Drake inherited the family business from his father in the early 1970s. He had long been more interested in the countryside than the business, although he did continue to run the business for a few years. However, times were changing and old established family firms were losing ground to newer ways of retailing, so Drake decided to sell up and to live off the income from the proceeds. He was then able to devote his time to the real love of his life, the Ramblers Association (now The Ramblers). He served on the Ramblers board of trustees for 20 years and finally stood down in 2000. At General Council that year, he was made an Honorary Life Member for services to the Association.

Drake was a major contributor to the creation of the Cotswold Way – the 100-mile walk, which he visualised as a cliff top walk along the Cotswold edge, with occasional descents down the escarpment, and back up again, in order to take in the beauties of the lovely villages along the Way. He created a series of Cotswold Way maps, based on out-of-copyright Ordnance Survey maps, marking the route with stick-on dots to create masters, which he subsequently had printed, selling thousands of them. He also created the Cotswold Way Handbook and Accommodation Guide for the walk. In May 2007, the Cotswold Way was officially inaugurated as a National Trail with Drake and his fellow creator, Cyril Trenfield of Avon Area, as guests of honour at the celebratory event at Stanway House.

He was a very active member of the YHA Youth Hostel Association in Wales and when he left Gloucestershire at the weekends he could often be found with a paint brush or tools in his hand, hard at work enhancing the limited resources of the most rural hostels tucked away in mid Wales. He always had a preference for the simple hostels, where he could hark back to his early Scouting days.

==White Roads Campaign==

Of lasting national importance was Drake's 'White Roads Campaign'. These were the class 4, 5 and 6 roads, shown white on Ordnance Survey maps as minor roads and which were often unmetalled, and hence vulnerable, at a time when government grants were being given for hedgerow removal in order to accommodate agricultural machinery of ever increasing size. Through these efforts, many of these ORPAs (Other Routes for Public Access) were preserved and are now marked on Ordnance Survey maps as green dots.

==Cambrian Way==

Perhaps Drake's greatest creation was the Cambrian Way, an imaginative and challenging long-distance trail for mountain connoisseurs, covering a distance of 291 mi with an ascent of 78000 ft feet on the main route (measured using the latest Ordnance Survey online 'OS Maps' website). The route goes over many of the mountain ranges between Cardiff and Conwy, taking in some of the finest scenery in Wales, much of it remote and unspoiled. Again, Drake created a guidebook, with hand drawn maps and a detailed route description, a list of B&B accommodation and prefaced by a history of its creation. At his instigation, there is now a website for the Cambrian Way. He took particular interest in the Youth Hostel Association hostels along the Way and he regularly updated the framed maps in those hostels. Due to strong opposition from some public bodies and landowners in earlier years, the route never achieved official recognition within Drake's lifetime, though it was and still is followed by those who are prepared for the challenge, as an unofficial trail. Though he did press to have the route accepted as a National Trail, this would have meant compromising some of the more challenging parts of the route, which could still be included with its unofficial status. However, he was mindful of the need for action to ensure its long-term future and he made some provision for this in his will.

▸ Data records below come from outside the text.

# LordLiang/DrawingSpinUp

Hardware: AMD Instinct MI355X
Metric: drawings/sec end-to-end (512x512, 6 views, 24 frames) (higher is better)
Workload: dtype f16 (diffusion) / f16 table + f32 MLP (NSR) / f32 (stage-1 deformable convolutions, IS-Net, contour) / f32 with bf16 x 3 products (stage-2 convolutions; the reference: cuDNN TF32)

## Files before the change

drawingspinup_amd/csrc/hashgrid_mfma.hip:

```cpp
#include "hashgrid_dev.h"
#include "partial_reduce.h"

#include <type_traits>

using namespace dsu_hg;

namespace {

typedef float f32x16 __attribute__((ext_vector_type(16)));
typedef __bf16 bf16x8 __attribute__((ext_vector_type(8)));

__device__ __forceinline__ void softplus_inplace2(f32x16& acc, int r) {
  const f32x2 h = softplus100_pair(f32x2{acc[r], acc[r + 1]});
  acc[r] = h.x;
  acc[r + 1] = h.y;
}

__device__ __forceinline__ void bf16_split8(const float* x, bf16x8& hi, bf16x8& mid) {
#pragma unroll
  for (int i = 0; i < 8; ++i) {
    const __bf16 h = (__bf16)x[i];
    hi[i] = h;
    mid[i] = (__bf16)(x[i] - (float)h);
  }
// ... 922 lines not shown
      for (int l = 0; l < ACT; ++l) vm_take(rw[l]);
      prep_unpack();
      prep_point(e);
      prep_request(e);
      prep_dout(e);
    }
#pragma unroll 1
    for (; e < 7; e += e_step) {
      gb1[0] += dout0;
      const float other0 = partner32(dout0, h);
      const float d0h0 = h == 0 ? dout0 : other0;
      const float d0h1 = h == 1 ? dout0 : other0;
      bf16x8 obh0, obm0, obh1, obm1;
      if constexpr (L0BF)
        pack_operands(in, std::integral_constant<int, (2 * KPA <= 16 ? 2 * KPA : 16)>{}, obh0, obm0, obh1, obm1);
#pragma unroll
      for (int half = 0; half < 2; ++half) {
        if (half == 1 && !live1) break;
        weights_per_use();
        const float d0 = half ? d0h1 : d0h0;
        f32x16 Hh[2];
        if constexpr (L0BF) l0_bf(half ? obh1 : obh0, half ? obm1 : obm0, Hh);
        else l0_half(in, half, Hh);
        softplus2(Hh);
#pragma unroll
        for (int T = 0; T < 2; ++T)
#pragma unroll
          for (int r = 0; r < 16; ++r) gw1c0[T][r] = fmaf(Hh[T][r], d0, gw1c0[T][r]);
        f32x16 din;
#pragma unroll
        for (int r = 0; r < 16; ++r) din[r] = 0.0f;
#pragma unroll
        for (int T = 0; T < 2; ++T) {
          float dpre[16];
#pragma unroll
          for (int q = 0; q < 4; ++q) {
            const float4 w = *reinterpret_cast<const float4*>(&lds[wo + PW_W1O0 + 32 * T + 8 * q + 4 * h]);
            dpre[4 * q + 0] = w.x * d0;
            dpre[4 * q + 1] = w.y * d0;
            dpre[4 * q + 2] = w.z * d0;
            dpre[4 * q + 3] = w.w * d0;
          }
          din_tile(T, dpre, Hh[T], din);
        }
        if (h == half) stage_in_T(in);
        __builtin_amdgcn_wave_barrier();
        gemm_T(gw0, imgI);
        __builtin_amdgcn_wave_barrier();
        store_din(e, din, wave_first + half * 32 + l31, r1);
      }
      const int en = e + e_step < 7 ? e + e_step : 6;
      handover();
      prep_unpack();
      prep_point(en);
      prep_request(en);
      prep_dout(en);
    }
#pragma unroll
    for (int T = 0; T < 2; ++T)
#pragma unroll
      for (int r = 0; r < 16; ++r) {
        float c0 = gw1c0[T][r];
#pragma unroll
        for (int off = 16; off > 0; off >>= 1) c0 += __shfl_xor(c0, off);
        if (l31 == gw1_col(0)) gw0[T][r] += c0;
      }
  }

  __syncthreads();
  float* red = lds;
  {
    float* rr = red + wave * PART_STRIDE;
#pragma unroll
    for (int T = 0; T < 2; ++T)
#pragma unroll
      for (int r = 0; r < 16; ++r) {
        const int feat = feat_of(T, r, h);
        const bool input = l31 < 2 * ACT || (l31 >= 2 * NL && l31 < 2 * NL + 4);
        rr[PART_GW0 + feat * 32 + l31] = input ? gw0[T][r] : 0.0f;
        const int o = l31 >= 2 * NL + 4 ? l31 - (2 * NL + 4) : (l31 >= 2 * ACT && l31 < 2 * ACT + NOUT - 8 ? l31 - 2 * ACT + 8 : -1);
        if (o >= 0) rr[PART_GW1 + feat * 32 + o] = gw0[T][r];
        if (l31 >= NOUT) rr[PART_GW1 + feat * 32 + l31] = 0.0f;
      }
#pragma unroll
    for (int o = 0; o < NOUT; ++o) gb1[o] += __shfl_xor(gb1[o], 32);
#pragma unroll
    for (int off = 16; off > 0; off >>= 1)
#pragma unroll
      for (int o = 0; o < NOUT; ++o) gb1[o] += __shfl_xor(gb1[o], off);
    if (lane == 0) {
#pragma unroll
      for (int o = 0; o < NOUT; ++o) rr[PART_GB1 + o] = gb1[o];
    }
  }
  __syncthreads();
  float* part = partials + (size_t)blockIdx.x * PART_STRIDE;
  for (int v = threadIdx.x; v < PART_GB1 + NOUT; v += blockDim.x)
    part[v] = (red[v] + red[PART_STRIDE + v]) + (red[2 * PART_STRIDE + v] + red[3 * PART_STRIDE + v]);
}

template <int NL, int ACT>
bool launch_bwd_pipe_one(uint32_t active, int blocks, hipStream_t s, const dsu_sdf_mlp& mlp,
                         const float* pts, int64_t n, float radius, float eps, float eps2,
                         const float* d_sdf, const float* d_grad, const float* d_feature,
                         const float* d_laplace, float* partials, const __half2* enc, float2* dinbuf,
                         const int32_t* perm) {
  if ((int)active != ACT) return false;
  sdf_fd_bwd_pipe_kernel<NL, ACT><<<dim3(blocks), dim3(256), 0, s>>>(
      mlp, pts, n, radius, eps, eps2, d_sdf, d_grad, d_feature, d_laplace, partials, enc, dinbuf, perm);
  return true;
}

template <int NL>
bool launch_bwd_pipe(uint32_t active, int blocks, hipStream_t s, const dsu_sdf_mlp& mlp,
                     const float* pts, int64_t n, float radius, float eps, float eps2,
                     const float* d_sdf, const float* d_grad, const float* d_feature,
                     const float* d_laplace, float* partials, const __half2* enc, float2* dinbuf,
                     const int32_t* perm) {
#define DSU_PIPE_TRY(A)                                                                          \
  if (launch_bwd_pipe_one<NL, A>(active, blocks, s, mlp, pts, n, radius, eps, eps2, d_sdf,       \
                                 d_grad, d_feature, d_laplace, partials, enc, dinbuf, perm))      \
    return true;
  DSU_PIPE_TRY(4) DSU_PIPE_TRY(5) DSU_PIPE_TRY(6) DSU_PIPE_TRY(7)
#undef DSU_PIPE_TRY
  return false;
}
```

The majority of Drake's estate was left to the organisations he had strong attachments to throughout his life such as The Ramblers and the YHA with the aim of promoting and maintaining the Cambrian Way and enhancing the facilities in some hostels. His legacy also involved the setting up of the Cambrian Way Trust (Officially registered on 1 October 2015) to continue updating and publishing the guidebook and website.